Pranita wiped the tears from her eyes that had just flashbacked the whole of her torture. Was it an hour or more since she held the dead body of what was once her life? She lifted Sonya with all the strength she could muster in her own fragile frame and rested her on the bed. In the almost ominous silence of the room, Pranita viewed herself in the mirror opposite the master-bed. Could she recognize the object staring back at her for she did not feel like a person anymore? What happened to her beauty that was once her pride? When was the last time she gazed at the mirror for so long? And those trickling strands of white hair around her forehead, did they develop this morning, born when Sonya stabbed her nurse’s arm with the scissors while the poor woman only tried to inject her with the medications? Oh boy, how the nurse had ran out for her dear life, the third one, in this quarter!
Pranita removed the vial and the injections from the side table and threw them in the dustbin.

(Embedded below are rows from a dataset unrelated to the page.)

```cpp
__global__ __launch_bounds__(1024) void k_scan_blocks(const uint32_t *__restrict__ in,
                                                      uint32_t *__restrict__ out,
                                                      uint32_t *__restrict__ block_sum, uint32_t n_host,
                                                      const uint32_t *__restrict__ n_ptr, uint32_t n_cap)
{
    __shared__ uint32_t s_v[1024];
    uint32_t n = n_ptr ? *n_ptr : n_host;
    if (n > n_cap)
        n = n_cap;
    const uint32_t i = blockIdx.x * 1024 + threadIdx.x;
    const uint32_t v = i < n ? in[i] : 0;
    s_v[threadIdx.x] = v;
    __syncthreads();
    for (int o = 1; o < 1024; o <<= 1) {
        const uint32_t t = threadIdx.x >= (uint32_t)o ? s_v[threadIdx.x - o] : 0;
        __syncthreads();
        s_v[threadIdx.x] += t;
        __syncthreads();
    }
    if (i < n)
        out[i] = s_v[threadIdx.x] - v;
    if (threadIdx.x == 1023)
        block_sum[blockIdx.x] = s_v[1023];
}

__global__ __launch_bounds__(1024) void k_scan_add(uint32_t *__restrict__ out,
                                                   const uint32_t *__restrict__ block_base,
                                                   uint32_t n_blocks, uint32_t n_host,
                                                   const uint32_t *__restrict__ n_ptr, uint32_t n_cap)
{
    uint32_t n = n_ptr ? *n_ptr : n_host;
    if (n > n_cap)
        n = n_cap;
    const uint32_t i = blockIdx.x * 1024 + threadIdx.x;
    if (i < n)
        out[i] += block_base[blockIdx.x];
    if (i == 0)
        out[n] = block_base[n_blocks];
}

__global__ __launch_bounds__(IDX_THREADS) void k_sync_scatter(const uint8_t *__restrict__ masks,
                                                              uint64_t total_bytes,
                                                              const uint32_t *__restrict__ tile_base,
                                                              uint64_t *__restrict__ cand_off,
                                                              uint32_t max_cand)
{
    __shared__ uint32_t s_wave[IDX_THREADS / 64];
    const uint64_t n_chunks = (total_bytes + 15) >> 4;
    const uint64_t first = (uint64_t)blockIdx.x * IDX_TILE_CHUNKS +
                           (uint64_t)threadIdx.x * IDX_CHUNKS_PER_THREAD;
    static_assert(IDX_CHUNKS_PER_THREAD == 16, "one 16-byte load of mask bytes per thread");
    uint8_t m[IDX_CHUNKS_PER_THREAD];
    uint32_t cnt = 0;
    if (first + IDX_CHUNKS_PER_THREAD <= n_chunks) {
        const uint4 q = *reinterpret_cast<const uint4 *>(masks + first);
        const uint32_t w[4] = {q.x, q.y, q.z, q.w};
#pragma unroll
        for (int k = 0; k < IDX_CHUNKS_PER_THREAD; k++)
            m[k] = (uint8_t)(w[k >> 2] >> (8 * (k & 3)));
        cnt = __popc(q.x) + __popc(q.y) + __popc(q.z) + __popc(q.w);
    } else {
#pragma unroll
        for (int k = 0; k < IDX_CHUNKS_PER_THREAD; k++) {
            m[k] = (first + k < n_chunks) ? masks[first + k] : 0;
            cnt += __popc((uint32_t)m[k]);
        }
    }
    uint32_t inc = cnt;
#pragma unroll
    for (int o = 1; o < 64; o <<= 1) {
        const uint32_t v = __shfl_up(inc, o, 64);
        if ((int)(threadIdx.x & 63) >= o)
            inc += v;
    }
    if ((threadIdx.x & 63) == 63)
        s_wave[threadIdx.x >> 6] = inc;
    __syncthreads();
    uint32_t before = 0;
    for (uint32_t w = 0; w < (threadIdx.x >> 6); w++)
        before += s_wave[w];
    uint32_t at = tile_base[blockIdx.x] + before + inc - cnt;
    if (cnt == 0)
        return;
#pragma unroll
    for (int k = 0; k < IDX_CHUNKS_PER_THREAD; k++) {
        uint32_t mk = m[k];
        while (mk) {
            const int j = __ffs(mk) - 1;
            mk &= mk - 1;
            if (at < max_cand)
                cand_off[at] = (first + k) * 16 + 2 * j;
            at++;
        }
    }
}

__device__ __forceinline__ uint32_t find_stream(const uint64_t *__restrict__ stream_off,
                                                uint32_t n_streams, uint64_t p)
{
    uint32_t lo = 0, hi = n_streams;
    while (hi - lo > 1) {
        const uint32_t mid = (lo + hi) >> 1;
        if (stream_off[mid] <= p)
            lo = mid;
        else
            hi = mid;
    }
    return lo;
}

constexpr uint32_t SEG_DEAD = 1u << 24;

__device__ __forceinline__ void chase_one(uint32_t i, const uint8_t *__restrict__ bytes,
                                          const uint64_t *__restrict__ stream_off,
                                          const uint64_t *__restrict__ stream_len, uint32_t n_streams,
                                          const uint64_t *__restrict__ cand_off, SegRec *__restrict__ seg,
                                          uint32_t *__restrict__ seg_frames, StreamRec *__restrict__ streams,
                                          uint32_t *__restrict__ cls)
{
    const uint64_t off = cand_off[i];
    const uint32_t s = find_stream(stream_off, n_streams, off);
    const uint64_t s_begin = stream_off[s];
    const uint64_t s_end = s_begin + stream_len[s];
    SegRec r;
    r.off = off;
    r.stream = s;
    r.flags = 0;
    r.nframes = 0;
    r.sync = 0;
    r.ndrop = 0;
    r.prev = 0xFFFFFFFFu;
    uint64_t p = off;
    const bool outside = off >= s_end;
    if (outside) {
        r.flags = SEG_DEAD;
        r.end = off;
    } else if ((off - s_begin) & 1) {
        r.flags = 1u << 16;
        r.end = off;
    } else if (!sync_frame_at(bytes, off, s_end)) {
        r.flags = SEG_DEAD;
        r.end = off;
    } else {
        r.sync = packed_sync_at(bytes, off);
        const bool own = sync_frame_at(bytes, s_begin, s_end) &&
                         ((packed_sync_at(bytes, s_begin) ^ r.sync) & SYNC_PARAMS) == 0;
        uint32_t n = 0;
        uint64_t hdr = ld_hdr8(bytes, p);
        for (;;) {
            if (p + 4 > s_end) {
                if (p != s_end)
                    r.flags |= 1u << 21;
                break;
            }
            const uint32_t size = 2u * ((((uint32_t)hdr & 0x0Fu) << 8) | (((uint32_t)hdr >> 8) & 0xFFu));
            if (size < 4) {
                r.flags |= 1u << 4;
                break;
            }
            if (p + size > s_end) {
                r.flags |= 1u << 21;
                break;
            }
            p += size;
            n++;
            hdr = ld_hdr8(bytes, p);
            if (sync_frame_hdr(bytes, p, s_end, hdr)) {
                if (((packed_sync_at(bytes, p) ^ r.sync) & SYNC_PARAMS) == 0 || (!own && r.ndrop >= MAX_DROP))
                    break;
                r.ndrop++;
            }
        }
        r.nframes = n;
        r.end = p;
    }
    seg[i] = r;
    seg_frames[i] = r.nframes - r.ndrop;
    bool first = (i == 0);
    if (!first) {
        const uint64_t prev = cand_off[i - 1];
        first = prev < s_begin;
    }
    if (first && !outside) {
        streams[s].first_seg = i;
        streams[s].sync = r.sync;
        const uint32_t S = (r.sync >> 24) & 0xFu;
        if (S == 1 || S == 2)
            cls[S - 1] = 1u;
    }
}

__global__ __launch_bounds__(256) void k_chase(const uint8_t *__restrict__ bytes,
                                               const uint64_t *__restrict__ stream_off,
                                               const uint64_t *__restrict__ stream_len,
                                               uint32_t n_streams,
                                               const uint64_t *__restrict__ cand_off,
                                               const uint32_t *__restrict__ n_cand_ptr,
                                               uint32_t max_cand, SegRec *__restrict__ seg,
                                               uint32_t *__restrict__ seg_frames,
                                               StreamRec *__restrict__ streams, uint32_t *__restrict__ cls)
{
    const uint32_t i = blockIdx.x * blockDim.x + threadIdx.x;
    uint32_t n_cand = *n_cand_ptr;
    if (n_cand > max_cand)
        n_cand = max_cand;
    if (i >= n_cand)
        return;
    chase_one(i, bytes, stream_off, stream_len, n_streams, cand_off, seg, seg_frames, streams, cls);
}


constexpr uint32_t STEP_CAP = 4096;
__device__ __forceinline__ void mark_dead_one(uint32_t i, uint32_t n_cand, const uint64_t *__restrict__ stream_off,
                                              const uint64_t *__restrict__ stream_len, SegRec *__restrict__ seg,
                                              uint32_t *__restrict__ seg_frames, const StreamRec *__restrict__ streams)
{
    if (i >= n_cand || i == 0)
        return;
    const uint32_t s = seg[i].stream;
    const uint64_t off = seg[i].off;
    if (seg[i - 1].stream != s)
        return;
    const uint32_t want = streams[s].sync & SYNC_PARAMS;
    const bool foreign = (seg[i].sync & SYNC_PARAMS) != want;
    uint32_t steps = 0;
    if (!foreign) {
        uint32_t seen = 0;
        for (uint32_t q = i; q-- > 0 && seen <= MAX_DROP + 1 && seg[q].stream == s;) {
            if (++steps > STEP_CAP) {
                seg[i].flags |= 1u << 16;
                return;
            }
            if ((seg[q].sync & SYNC_PARAMS) != want)
                continue;
            seen++;
            if (seg[q].end == off)
                return;
        }
    }
    const uint64_t s_end = stream_off[s] + stream_len[s];
    uint32_t seen_b = 0;
    for (uint32_t q = i; q-- > 0 && seen_b <= MAX_DROP + 1 && seg[q].stream == s;) {
        const uint64_t e = seg[q].end;
        if (++steps > STEP_CAP) {
            seg[i].flags |= 1u << 16;
// ... 191 lines not shown
```

Baseline: 262,600.

## Stage per-tile sync candidates in mask kernel and replace scan+scatter with bucket gather

The sync-mask kernel now builds a sorted list of up to 64 candidate offsets per tile in shared memory and writes it to a compact staging buffer. It writes the full mask bytes only for tiles that overflow that cap, and it adds each tile's count atomically into a per-256-tile bucket. A new gather kernel derives global offsets from the bucket sums plus an in-block scan and emits the candidates, falling back to reading masks for dense tiles. This removes the multi-kernel exclusive scan and the full mask write and re-read, at the cost of shared-memory atomics, a quadratic rank step per tile and a serial bucket prefix sum in each gather block.

After: 261,400. About the same (-0.4%).

```diff
diff --git a/libdvd-audio_amd/csrc/mlp_ctx.h b/libdvd-audio_amd/csrc/mlp_ctx.h
--- a/libdvd-audio_amd/csrc/mlp_ctx.h
+++ b/libdvd-audio_amd/csrc/mlp_ctx.h
@@ -67,7 +67,8 @@
     DevBuf<uint8_t> d_masks;
     DevBuf<uint16_t> d_parts;
     DevBuf<uint32_t> d_tile_count;
-    DevBuf<uint32_t> d_tile_base;
+    DevBuf<uint16_t> d_cand_stage;
+    DevBuf<uint32_t> d_bucket;
     DevBuf<uint64_t> d_cand_off;
     DevBuf<SegRec> d_seg;
     DevBuf<uint32_t> d_seg_frames;
diff --git a/libdvd-audio_amd/csrc/mlp_hip.hip b/libdvd-audio_amd/csrc/mlp_hip.hip
--- a/libdvd-audio_amd/csrc/mlp_hip.hip
+++ b/libdvd-audio_amd/csrc/mlp_hip.hip
@@ -165,21 +165,24 @@
         a.release();
         return DVDA_HIP_ENOMEM;
     };
-    int rc = grow_pair(c->d_masks, chunks, c->d_parts, chunks + 72);
+    int rc = grow_pair(c->d_masks, tiles * IDX_TILE_CHUNKS, c->d_parts, chunks + 72);
     if (rc)
         return rc;
-    uint64_t most = tiles > c->max_segments ? tiles : c->max_segments;
-    if (c->max_streams > most)
-        most = c->max_streams;
+    const uint64_t most = c->max_streams > c->max_segments ? c->max_streams : c->max_segments;
     if ((rc = c->d_scan_tmp.grow_exact((most + 1023) / 1024 + 2)) != 0)
         return rc;
-    return grow_pair(c->d_tile_count, tiles + 1, c->d_tile_base, tiles + 1);
+    if ((rc = c->d_bucket.grow_exact(tiles / IDX_BUCKET_TILES + 2)) != 0)
+        return rc;
+    return grow_pair(c->d_tile_count, tiles + 1, c->d_cand_stage, tiles * TILE_CAND_CAP);
 }
 
 __global__ void k_init_streams(StreamRec *s, uint32_t n, uint32_t *seg_status, uint32_t *seg_rows, uint32_t *yield_req,
-                               uint32_t *seg_meta, uint32_t n_seg, uint32_t *cls, uint32_t *summary_words)
+                               uint32_t *seg_meta, uint32_t n_seg, uint32_t *cls, uint32_t *summary_words,
+                               uint32_t *bucket, uint32_t n_bucket)
 {
     const uint32_t i = blockIdx.x * blockDim.x + threadIdx.x;
+    if (i < n_bucket)
+        bucket[i] = 0;
     if (i < 4)
         cls[i] = 0;
     if (i < (1 + SUMMARY_PARTS) * sizeof(DecodeSummary) / sizeof(uint32_t))
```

Those things looked ugly whether they were wrapped in polythenes signifying their purity or discarded in the bin with tainted, twisted tips. The doctor had given those with extremely specific instructions- “Not more than 5 ml to calm her down and only in emergencies, Pranita. Anything more and it could be fatal.” Pranita had injected 5 ml down Sonya’s body-not once, but thrice, emptying all the three emergency packs and kissed Sonya as she became drowsy and then went to sleep. She had held her tightly to her breast feeling the heart beat fainting as the minutes passed and soon there was no sound-none what so ever, reverberating in her ears or mind. Silence so strong that if it were a sword it could pierce through the air slicing it irrevocably!
Now that the action was done the reaction took over like greedy hounds chomping the limelight-Have I done it for her or have I done it for me? Did I want her to be released from her mind numbing fears or was I placating my own soul jarred by the cacophony of her perpetual screams? While she lived like the dead each hour, her mother died like the living each day! Am I fit to be called a mother-was I ever? She picked up her mobile to call Subodh, in a meeting yet again at 11 pm, to tell him that Sonya's ailment finally got the better of her. She was removing the garbs of responsibility but little did she know that garbs of guilt were waiting on the aisle to wrap her tight-had perhaps already become her second skin! Were the noises finally over or have they only just begun?
P.S. This is a work of fiction based on the case facts of a brave young woman whose daughter is undergoing such a sad condition by a cruel twist of fate. It is absolutely shuddering for me to think what she goes through each hour and every day. Let’s pray that no mother should face such such an endless pain ever.